Luna-25 is not a sample return mission, but a lander equipped with cameras and instruments to search for water, examine the composition of the lunar regolith, and study plasma and dust over the course of a year.

The Soviet Union racked up a number of lunar “firsts” in the early years of the Space Age including sending back the first photos of the far side of the Moon, soft landing on the Moon, robotically returning samples from the Moon, and sending robotic rovers to traverse the lunar surface.

Those successes were largely eclipsed by the U.S. Apollo program that sent astronauts, not just robotic spacecraft, to the Moon. Six Apollo crews returned 382 kilograms of lunar material compared to 226 grams from Luna 16, 20 and 24.

Both countries abandoned the Moon after that. U.S. interest resumed in the 1990s with Clementine and Lunar Prospector followed by a steady cadence of missions including the Lunar Reconnaissance Orbiter and its rideshare Lunar CRater Observation and Sensing Satellite (LCROSS), GRAIL, LADEE, the U.S. Moon Mineralogy Mapper (MMM) on India’s Chandrayaan-2, and today’s Artemis program to return astronauts to the surface that includes a number of robotic missions.

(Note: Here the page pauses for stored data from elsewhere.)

static int ctx_init(pais_ctx *ctx, const pais_config *cfg, int num_cams, const pais_camera_desc *cams, int device, uint64_t pso_seed)
{
    ctx->device = device;
    memset(&ctx->sc, 0, sizeof(ctx->sc));
    hipDeviceProp_t prop;
    HIPCHK(hipGetDeviceProperties(&prop, device));
    ctx->numCUs = prop.multiProcessorCount > 0 ? prop.multiProcessorCount : 256;
    ctx->ldsLimit = prop.sharedMemPerBlock > 0 ? (size_t)prop.sharedMemPerBlock : 64 * 1024;
    HIPCHK(hipStreamCreateWithFlags(&ctx->stream, hipStreamNonBlocking));
    ctx->sc.seed = pso_seed;
    ctx->sc.numCams = num_cams;
    int rc = apply_config(ctx, cfg);
    if (rc) return rc;
    const bool wantEdge = cfg->adaptiveGradientEnable != 0;
    const bool edgesGiven = wantEdge && cams[0].level_edge[0] != nullptr;

    std::vector<DevCamera> hc((size_t)num_cams);
    std::vector<size_t> imgOff((size_t)num_cams * PAIS_MAX_LEVELS, 0), edgeOff((size_t)num_cams * PAIS_MAX_LEVELS, 0);
    size_t imgBytes = 0, edgeBytes = 0;
    for (int c = 0; c < num_cams; ++c) {
        const pais_camera_desc &d = cams[c];
        if (d.max_lod < 0 || d.max_lod >= PAIS_MAX_LEVELS) return fail_msg("camera max_lod out of range");
        for (int l = 0; l <= d.max_lod; ++l) {
            if (!d.level_image[l] || d.level_width[l] <= 0 || d.level_height[l] <= 0) return fail_msg("camera level missing");
            if (d.level_width[l] > 65535 || d.level_height[l] > 65535) return fail_msg("camera level larger than 65535 pixels in one dimension");
            size_t px = (size_t)d.level_width[l] * d.level_height[l];
            if (px >= ((size_t)1 << 29)) return fail_msg("camera level of 2^29 pixels or more (32-bit tap offsets inside a level)");
            imgOff[(size_t)c * PAIS_MAX_LEVELS + l] = imgBytes;
            imgBytes = (imgBytes + px + 16 + 255) & ~(size_t)255;
            if (wantEdge && edgesGiven) {
                if (!d.level_edge[l]) return fail_msg("level_edge given for some levels only");
                edgeOff[(size_t)c * PAIS_MAX_LEVELS + l] = edgeBytes;
                edgeBytes = (edgeBytes + px * sizeof(double) + 255) & ~(size_t)255;
            }
        }
    }
    if (imgBytes >= ((size_t)1 << 40)) return fail_msg("pyramids of 2^40 bytes or more (a level's start is packed into 40 bits next to its homography)");
    HIPCHK(ctx->d_img.alloc(imgBytes));
    HIPCHK(hipMemsetAsync(ctx->d_img, 0, imgBytes, ctx->stream));
    for (int c = 0; c < num_cams; ++c) {
        const pais_camera_desc &d = cams[c];
        for (int l = 0; l <= d.max_lod; ++l) {
            const int w = d.level_width[l], h = d.level_height[l];
            const size_t stride = d.level_stride[l] > 0 ? (size_t)d.level_stride[l] : (size_t)w;
            HIPCHK(hipMemcpy2DAsync(ctx->d_img + imgOff[(size_t)c * PAIS_MAX_LEVELS + l], (size_t)w, d.level_image[l], stride, (size_t)w,
                                    (size_t)h, hipMemcpyHostToDevice, ctx->stream));
        }
    }
    ctx->imgBytes = imgBytes;
    {
        size_t maxMB = 256;
        if (const char *e = getenv("PAIS_TAP_FLOAT_MAX_MB")) maxMB = (size_t)strtoull(e, nullptr, 10);
        if (imgBytes <= (maxMB << 20)) {
            HIPCHK(ctx->d_imgF.alloc(imgBytes * sizeof(PaisImgT)));
            HIPCHK(pais_launch::expand_image(ctx->d_img, ctx->d_imgF, imgBytes, ctx->stream));
        }
    }
    if (wantEdge && edgesGiven && edgeBytes) {
        HIPCHK(ctx->d_edge.alloc(edgeBytes));
        for (int c = 0; c < num_cams; ++c) {
            const pais_camera_desc &d = cams[c];
            for (int l = 0; l <= d.max_lod; ++l) {
                size_t px = (size_t)d.level_width[l] * d.level_height[l];
                HIPCHK(hipMemcpyAsync((uint8_t *)ctx->d_edge.p + edgeOff[(size_t)c * PAIS_MAX_LEVELS + l], d.level_edge[l],
                                      px * sizeof(double), hipMemcpyHostToDevice, ctx->stream));
            }
        }
        ctx->edgeBytes = edgeBytes;
    }
    std::vector<unsigned long long> mm;
    if (wantEdge && !edgesGiven) {
        mm.assign((size_t)num_cams * PAIS_MAX_LEVELS * 2, 0ULL);
        for (size_t i = 0; i < mm.size(); i += 2) mm[i] = ~0ULL;
        DevBuf<unsigned long long> d_mm;
        HIPCHK(d_mm.alloc(mm.size() * sizeof(unsigned long long)));
        HIPCHK(hipMemcpyAsync(d_mm, mm.data(), mm.size() * sizeof(unsigned long long), hipMemcpyHostToDevice, ctx->stream));
        for (int c = 0; c < num_cams; ++c)
            for (int l = 0; l <= cams[c].max_lod; ++l)
                HIPCHK(pais_launch::level_edge_minmax(ctx->d_img + imgOff[(size_t)c * PAIS_MAX_LEVELS + l], cams[c].level_width[l],
                                                      cams[c].level_height[l], d_mm + ((size_t)c * PAIS_MAX_LEVELS + l) * 2, ctx->stream));
        HIPCHK(hipMemcpyAsync(mm.data(), d_mm, mm.size() * sizeof(unsigned long long), hipMemcpyDeviceToHost, ctx->stream));
        HIPCHK(hipStreamSynchronize(ctx->stream));
    }
    HIPCHK(hipStreamSynchronize(ctx->stream));
    ctx->edgesOnTheFly = wantEdge && !edgesGiven;
    for (int c = 0; c < num_cams; ++c) {
        const pais_camera_desc &d = cams[c];
        DevCamera &h = hc[c];
        memset(&h, 0, sizeof(h));
        memcpy(h.KR, d.KR, sizeof(h.KR));
        memcpy(h.KT, d.KT, sizeof(h.KT));
        memcpy(h.R, d.rotation, sizeof(h.R));
        memcpy(h.T, d.translation, sizeof(h.T));
        memcpy(h.C, d.center, sizeof(h.C));
        memcpy(h.optN, d.optical_normal, sizeof(h.optN));
        h.focal[0] = d.focal[0]; h.focal[1] = d.focal[1];
        h.pp[0] = d.principle_point[0]; h.pp[1] = d.principle_point[1];
        h.maxLOD = d.max_lod;
        ctx->camMaxLod.push_back(d.max_lod);
        for (int l = 0; l <= d.max_lod; ++l) {
            h.w[l] = d.level_width[l];
            h.h[l] = d.level_height[l];
            h.imgOff[l] = (uint64_t)imgOff[(size_t)c * PAIS_MAX_LEVELS + l];
            h.edgeOff[l] = (uint64_t)(edgeOff[(size_t)c * PAIS_MAX_LEVELS + l] / sizeof(double));
            if (!mm.empty()) {
                const unsigned long long lo = mm[((size_t)c * PAIS_MAX_LEVELS + l) * 2], hi = mm[((size_t)c * PAIS_MAX_LEVELS + l) * 2 + 1];
                memcpy(&h.edgeMin[l], &lo, 8);
                memcpy(&h.edgeMax[l], &hi, 8);
            }
        }
    }
    HIPCHK(ctx->d_cams.alloc(sizeof(DevCamera) * (size_t)num_cams));
    HIPCHK(hipMemcpy(ctx->d_cams, hc.data(), sizeof(DevCamera) * (size_t)num_cams, hipMemcpyHostToDevice));
    ctx->sc.cams = ctx->d_cams;
    ctx->sc.imgBlob = ctx->d_img;
    ctx->sc.imgF = ctx->d_imgF;
    ctx->sc.edgeBlob = ctx->d_edge;

    return ctx_init_work(ctx);
}

template <typename T> static void env_int(const char *name, T &v, long lo = LONG_MIN, long hi = LONG_MAX)
{
    const char *e = getenv(name);
    if (!e) return;
    const long x = atol(e);
    if (x >= lo && x <= hi) v = (T)x;
}
template <typename T> static void env_flag(const char *name, T &v)
{
    if (const char *e = getenv(name)) v = atoi(e) != 0;
}
static void env_real(const char *name, double &v, bool positiveOnly = false)
{
    const char *e = getenv(name);
    if (!e) return;
    const double x = atof(e);
    if (!positiveOnly || x > 0) v = x;
}
static int staging_chunk(const char *envName, int n, size_t perItemBytes)
{
    double mb = 256.0;
    env_real(envName, mb);
    const size_t bound = (size_t)std::max(0.0, mb * 1048576.0);
    return (int)std::min((size_t)n, std::max((size_t)1, bound / perItemBytes));
}

static int ctx_init_work(pais_ctx *ctx)
{
    HIPCHK(ctx->d_counters.alloc(sizeof(int) * 8));
    HIPCHK(hipMemset(ctx->d_counters, 0, sizeof(int) * 8));
    HIPCHK(ctx->d_stat.alloc(sizeof(unsigned long long) * 24));
    HIPCHK(hipMemset(ctx->d_stat, 0, sizeof(unsigned long long) * 24));
    ctx->stat = ctx->d_stat;
    HIPCHK(ctx->h_counters.alloc(sizeof(int) * 4));
    HIPCHK(ctx->d_ringCtl.alloc(PAIS_RING_CTL_BYTES * PAIS_RINGS));
    HIPCHK(hipMemset(ctx->d_ringCtl, 0, PAIS_RING_CTL_BYTES * PAIS_RINGS));
    HIPCHK(ctx->h_ringCtl.alloc(PAIS_RING_CTL_BYTES * PAIS_RINGS));
    memset(ctx->h_ringCtl, 0, PAIS_RING_CTL_BYTES * PAIS_RINGS);
    ctx->splitAbove = 3L * ctx->numCUs * 12;
    env_int("PAIS_EVAL_PARTS", ctx->evalParts, 1, 4);
    if (ctx->evalParts == 3) ctx->evalParts = 0;
    env_real("PAIS_PART_FILL", ctx->partFill, true);
    env_int("PAIS_SPLIT_ABOVE", ctx->splitAbove, 1);
    env_int("PAIS_PSO_MINPER", ctx->psoMinPer, 1, INT_MAX);
    env_int("PAIS_PSO_STREAMS", ctx->psoStreams, 1, 16);
    env_int("PAIS_PSO_RING", ctx->ringMode, INT_MIN, INT_MAX);
    env_int("PAIS_PRE_SETUP", ctx->preMode, INT_MIN, INT_MAX);
    env_real("PAIS_RING_PER_CAM", ctx->ringPerCam);
    env_int("PAIS_RING_SEED_ABOVE", ctx->ringSeedAbove);
    long ringMaxMB = 0;
    env_int("PAIS_RING_MAX_MB", ringMaxMB, 1);
    if (ringMaxMB) ctx->ringMaxBytes = (size_t)ringMaxMB << 20;
    env_int("PAIS_TILE", ctx->tileMode, INT_MIN, INT_MAX);
    env_flag("PAIS_TILE_DEBUG", ctx->tileDebug);
    env_flag("PAIS_TILE_VERIFY", ctx->tileVerify);
    env_int("PAIS_TILE_STRIP_SPLIT", ctx->tile.stripSteps, 1, INT_MAX);
    env_flag("PAIS_TILE_NOTILES", ctx->tile.noTiles);
    env_int("PAIS_TILE_ABOVE", ctx->tileAbove, 1);
    env_flag("PAIS_FINE_TIMING", ctx->fineTiming);
    if (const char *e = getenv("PAIS_ARITH")) ctx->arithLiteral = (strcmp(e, "literal") == 0);
    if (const char *e = getenv("PAIS_RING_TIMEOUT_MS")) {
        const double v = atof(e);
        if (v == 0.0 && e[0] == '0') ctx->ringTimeoutMs = 0.0;
        else if (v >= 1.0 && v <= 600000.0) ctx->ringTimeoutMs = v;
        else fprintf(stderr, "pais: PAIS_RING_TIMEOUT_MS=%s ignored (0, or 1 .. 600000 ms)\n", e);
    }
    HIPCHK(hipEventCreateWithFlags(&ctx->forkEv, hipEventDisableTiming));
    for (int i = 0; i + 1 < ctx->psoStreams; ++i) {
        hipStream_t st; hipEvent_t ev;
        HIPCHK(hipStreamCreateWithFlags(&st, hipStreamNonBlocking));
        HIPCHK(hipEventCreateWithFlags(&ev, hipEventDisableTiming));
        ctx->sub.push_back(st);
        ctx->subDone.push_back(ev);
    }
    return 0;
}

extern "C" void pais_ctx_destroy(pais_ctx *ctx)
{
    if (!ctx) return;
    (void)hipSetDevice(ctx->device);
    if (ctx->parent) {
        auto &v = ctx->parent->lanes;
        for (size_t i = 0; i < v.size(); ++i)
            if (v[i] == ctx) { v.erase(v.begin() + (long)i); break; }
        ctx->parent = nullptr;
    }
    while (!ctx->lanes.empty()) {
        pais_ctx *l = ctx->lanes.back();
        ctx->lanes.pop_back();
        l->parent = nullptr;
        pais_ctx_destroy(l);
    }
    if (ctx->stream) (void)hipStreamSynchronize(ctx->stream);
    for (auto *v : {&ctx->evPso, &ctx->evBegin, &ctx->evAfter, &ctx->evEval, &ctx->evEval2, &ctx->evRing, &ctx->evFree})
        for (auto &p : *v) { (void)hipEventDestroy(p.a); (void)hipEventDestroy(p.b); }
    for (auto st : ctx->sub) (void)hipStreamDestroy(st);
    for (auto ev : ctx->subDone) (void)hipEventDestroy(ev);
    if (ctx->forkEv) (void)hipEventDestroy(ctx->forkEv);
    if (ctx->refEv) (void)hipEventDestroy(ctx->refEv);
    pais_launch::ring_profile_print();
    if (ctx->stream) (void)hipStreamDestroy(ctx->stream);
    delete ctx;
}

extern "C" int pais_ctx_set_config(pais_ctx *ctx, const pais_config *cfg)
{
    if (!ctx || !cfg) return fail_msg("pais_ctx_set_config: bad argument");
    HIPCHK(hipSetDevice(ctx->device));
    if (cfg->adaptiveGradientEnable && !ctx->d_edge && !ctx->edgesOnTheFly)
        return fail_msg("adaptiveGradientEnable needs the gradient weighting enabled at create time (edge pyramids or their on-the-fly statistics)");
    if (ctx->parent) return fail_msg("pais_ctx_set_config: a lane takes its configuration from its parent");
    if (ctx->openBatch >= 0) return fail_msg("pais_ctx_set_config: a batch is open on this context");
    for (pais_ctx *l : ctx->lanes)
        if (l->openBatch >= 0) return fail_msg("pais_ctx_set_config: a batch is open on a lane of this context");
    for (pais_ctx *l : ctx->lanes) HIPCHK(hipStreamSynchronize(l->stream));
    int rc = apply_config(ctx, cfg);
    if (rc) return rc;
    for (pais_ctx *l : ctx->lanes) {
        l->sc.cfg = ctx->sc.cfg;
        l->sc.gauss = ctx->sc.gauss;
        for (int i = 0; i < PAIS_MAX_LEVELS; ++i) l->sc.lodScale[i] = ctx->sc.lodScale[i];
    }
    return 0;
}

extern "C" int pais_ctx_fork_lane(pais_ctx *parent, pais_ctx **out)
{
    if (!parent || !out) return fail_msg("pais_ctx_fork_lane: bad argument");
    if (parent->parent) return fail_msg("pais_ctx_fork_lane: a lane cannot be forked");
    HIPCHK(hipSetDevice(parent->device));
    pais_ctx *l = new pais_ctx();
    l->device = parent->device;
    l->numCUs = parent->numCUs;
    l->ldsLimit = parent->ldsLimit;
    l->camMaxLod = parent->camMaxLod;
    l->sc = parent->sc;
    l->edgesOnTheFly = parent->edgesOnTheFly;
    l->imgBytes = parent->imgBytes;
    l->edgeBytes = parent->edgeBytes;
    hipError_t e = hipStreamCreateWithFlags(&l->stream, hipStreamNonBlocking);
    if (e != hipSuccess) { delete l; return fail("hipStreamCreateWithFlags", e); }
    const int rc = ctx_init_work(l);
    if (rc) { pais_ctx_destroy(l); return rc; }
    l->fineTiming = parent->fineTiming;
    l->parent = parent;
    parent->lanes.push_back(l);
    *out = l;
    return 0;
}

extern "C" int pais_ctx_set_neighbor_radius(pais_ctx *ctx, double r)
{
    if (!ctx) return fail_msg("bad ctx");
    ctx->sc.cfg.neighborRadius = r;
    for (pais_ctx *l : ctx->lanes) l->sc.cfg.neighborRadius = r;
    return 0;
}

The Soviet Union had considerable success with robotic exploration of the Moon, Venus, and Halley’s Comet, but after the collapse of the U.S.S.R. in 1991, Russia focused its limited resources for space science on missions primarily in Earth orbit. The only deep space exploration missions were intended to visit Mars, but Mars ’96 (1996) and Phobos-Grunt (2011) were stranded in Earth orbit after their upper stages failed, continuing a long history of Soviet/Russian disappointments with Mars missions. They hoped to turn the tide by partnering with Europe on the ExoMars program. The first spacecraft, ExoMars Trace Gas Orbiter, successfully launched in 2016 and is orbiting Mars right now, but Europe terminated cooperation with Russia on a companion ExoMars lander/rover set to launch last year after Russia invaded Ukraine.

That may have given a boost to Luna-25, which has been in the planning stages for decades. Journalist Anatoly Zak, a Moscow native who moved to the United States in 1993 and runs the website RussianSpaceWeb.com, writes that Luna-25, also called Luna-Glob, dates back to the 1990s, but couldn’t get traction because of funding difficulties and the focus on Mars.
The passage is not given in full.